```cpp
#ifdef PACX_PSY_DEBUG
    long long side_last = 0;
#endif
    SIDE_T(15);
    const double *__restrict__ hw = T.hann_long, *__restrict__ hwp = T.hann_long_pcm;
    cplx ev[8], od[8];
    cplx tw1[7], tw2[7];
    load_lane_twiddles(T, lane, tw1, tw2);
    if constexpr (DT == 0 && FAST) {
        const long long f = cf / in.n_ch;
        const int ch = (int)(cf - f * in.n_ch);
        const short *src = (const short *)in.base + f * in.frame_stride + ch * in.ch_stride;
        int2 q[8];
#pragma unroll
        for (int n1 = 0; n1 < 8; ++n1)
            q[n1] = *(const int2 *)(src + 4 * (lane + 64 * n1));
        SIDE_T(0);
#pragma unroll
        for (int n1 = 0; n1 < 8; ++n1) {
            const int i = 4 * (lane + 64 * n1);
            const double2 h01 = *(const double2 *)(hwp + i), h23 = *(const double2 *)(hwp + i + 2);
            const int c0 = (short)(q[n1].x & 0xFFFF), c1 = q[n1].x >> 16;
            const int c2 = (short)(q[n1].y & 0xFFFF), c3 = q[n1].y >> 16;
            ev[n1] = make_double2(h01.x * (double)(c0 == -32768 ? 0 : c0), h01.y * (double)(c1 == -32768 ? 0 : c1));
            od[n1] = make_double2(h23.x * (double)(c2 == -32768 ? 0 : c2), h23.y * (double)(c3 == -32768 ? 0 : c3));
        }
    } else {
        stage_samples<DT, FAST>(raw, in, cf, 0, PACX_N_LONG, lane);
        wave_lds_fence();
        SIDE_T(0);
#pragma unroll
        for (int n1 = 0; n1 < 8; ++n1) {
            const int i = 4 * (lane + 64 * n1);
            ev[n1] = make_double2(hann_sample<DT>(raw, i, hw, hwp), hann_sample<DT>(raw, i + 1, hw, hwp));
            od[n1] = make_double2(hann_sample<DT>(raw, i + 2, hw, hwp), hann_sample<DT>(raw, i + 3, hw, hwp));
        }
        wave_lds_fence();
    }
    SIDE_T(1);
    fft512n_g2(ev, od, tile, tw1, tw2, lane);
    SIDE_T(2);
    const int mirror = (64 - lane) & 63;
    constexpr int AHEAD = 2;
    cplx w1q[8], w2q[8];
#pragma unroll
    for (int k3 = 0; k3 < AHEAD; ++k3) {
        w1q[k3] = T.w1024[lane + 64 * k3];
        w2q[k3] = T.w2048[lane + 64 * k3];
    }
#pragma unroll
    for (int k3 = 0; k3 < 8; ++k3) {
        const int k = lane + 64 * k3;
        if (k3 + AHEAD < 8) {
            w1q[k3 + AHEAD] = T.w1024[k + 64 * AHEAD];
            w2q[k3 + AHEAD] = T.w2048[k + 64 * AHEAD];
        }
        const cplx w1k = w1q[k3], w2k = w2q[k3];
        const cplx t = c_mul(w1k, od[k3]);
        const cplx zk = c_add(ev[k3], t), zk5 = c_sub(ev[k3], t);
        cplx pe, po;
        pe.x = bperm_f64(ev[7 - k3].x, mirror);
        pe.y = bperm_f64(ev[7 - k3].y, mirror);
        po.x = bperm_f64(od[7 - k3].x, mirror);
        po.y = bperm_f64(od[7 - k3].y, mirror);
        if (lane == 0) {
            pe = ev[(8 - k3) & 7];
            po = od[(8 - k3) & 7];
        }
        const cplx tm = c_mul(make_double2(-w1k.x, w1k.y), po);
        cplx zm = c_add(pe, tm), zm5 = c_sub(pe, tm);
        if (k == 0) {
            zm5 = zk;
            zm = zk5;
// ... 148 lines not shown
            const double mean = wave_np_sum(inten + T.band_lower_long[b], cnt, lane) / (double)cnt;
            if (lane == 0)
                sbr_mean[cf * PACX_SUB + (b - first)] = mean;
        }
        if (lane == 0) {
            const int sf = pacx_scale_factor(sqrt(mx / T.norm_long) / (double)PACX_M_LONG, T.n_scale_bits, 5);
            if (sf < sbr_overall[cf * PACX_SUB])
                sbr_overall[cf * PACX_SUB] = sf;
        }
    }
}

template <int DT, bool FAST>
__global__ __launch_bounds__(64, DT == 0 ? 3 : 2) void k_side_long(PacxTables T, PacxPcmView in,
                                                 const uint8_t *__restrict__ flags, long long n_cf,
                                                 int skip_cur, PacxPeak *__restrict__ peaks,
                                                 int32_t *__restrict__ n_peaks,
                                                 int32_t *__restrict__ n_kept_out,
                                                 double *__restrict__ sbr_mean,
                                                 int32_t *__restrict__ sbr_overall)
{
    __shared__ __attribute__((aligned(16))) char regA[SideLongLds<DT>::A_BYTES];
    __shared__ __attribute__((aligned(16))) char regB[SideLongLds<DT>::B_BYTES];
    const long long cf = pacx_xcd_frame(blockIdx.x, gridDim.x, n_cf);
    if (cf >= n_cf)
        return;
    const unsigned fl = flags ? flags[cf / in.n_ch] : 0u;
    if (skip_cur && (fl & 2u))
        return;
    side_long_one<DT, FAST>(T, in, cf, regA, regB, threadIdx.x, peaks, n_peaks, n_kept_out, sbr_mean,
                            sbr_overall);
}

__global__ __launch_bounds__(64, 3) void k_front_long(PacxTables T, PacxPcmView in, long long n_cf,
                                                      double *__restrict__ lines, int32_t *__restrict__ scale_out,
                                                      uint32_t *__restrict__ status, PacxPeak *__restrict__ peaks,
                                                      int32_t *__restrict__ n_peaks, int32_t *__restrict__ n_kept_out)
{
    __shared__ __attribute__((aligned(16))) char regA[SideLongLds<0>::A_BYTES];
    __shared__ __attribute__((aligned(16))) char regB[SideLongLds<0>::B_BYTES];
    static_assert(SideLongLds<0>::B_BYTES >= (int)sizeof(cplx) * WFFT_TILE_N, "region B holds the FFT tile");
    const long long cf = pacx_xcd_frame(blockIdx.x, gridDim.x, n_cf);
    if (cf >= n_cf)
        return;
    const int lane = threadIdx.x;
    if (lane == 0)
        status[cf] = 0u;
    if (lane >= 1 && lane < PACX_SUB)
        scale_out[cf * PACX_SUB + lane] = 0;
    const long long f = cf / in.n_ch;
    const int ch = (int)(cf - f * in.n_ch);
    FrontArgs fa;
    fa.src = (const short *)in.base + f * in.frame_stride + ch * in.ch_stride;
    fa.lines = lines;
    fa.scale_out = scale_out;
    fa.status = status;
    side_long_one<0, true, true>(T, in, cf, regA, regB, lane, peaks, n_peaks, n_kept_out, nullptr, nullptr,
                                 &fa);
}

template <int DT, bool FAST>
__global__ __launch_bounds__(64) void k_side_short(PacxTables T, PacxPcmView in,
                                                  const uint8_t *__restrict__ flags, long long n_cf,
                                                  int only_cur, PacxPeak *__restrict__ peaks,
                                                  int32_t *__restrict__ n_peaks,
                                                  int32_t *__restrict__ n_kept_out)
{
// ... 710 lines not shown
```

### audio-codec_amd/_lib.py

```python
import ctypes
import os

HERE = os.path.dirname(os.path.abspath(__file__))
LIB_PATH = os.environ.get("PACX_LIB") or os.path.join(HERE, "libpacx.so")

PACX_ABI_VERSION = 7
PCM_I16, PCM_F64 = 0, 1
FLAG_LAST, FLAG_CUR, FLAG_NEXT = 1, 2, 4
ST_SHORT, ST_ZERO_SUBBLOCK, ST_ALLOC_CAP, ST_VQ_UNDEFINED, ST_GUARD, ST_MALFORMED = 1, 2, 4, 8, 16, 32
ST_REF_RAISES = 64
ST_RATE_CAP = 128
RATE_STEP = 32
RATE_TARGET_GRID = 64
BAND_CAND = 16
PROFILE_MAX = 8193
SEG_CF_MAX = 1 << 40
E_ARG, E_UNSUPPORTED = -1, -2
REF_SCALAR_SBR_ERROR = "'numpy.int64' object does not support item assignment"
MAX_BANDS = 32
SUB = 8
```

☆ ☆ ☆ ☆ ☆ ☆ ☆

_What you need to do_. For this data, state how many lines include the word "cplx", with nothing added.

_Final answer_. 10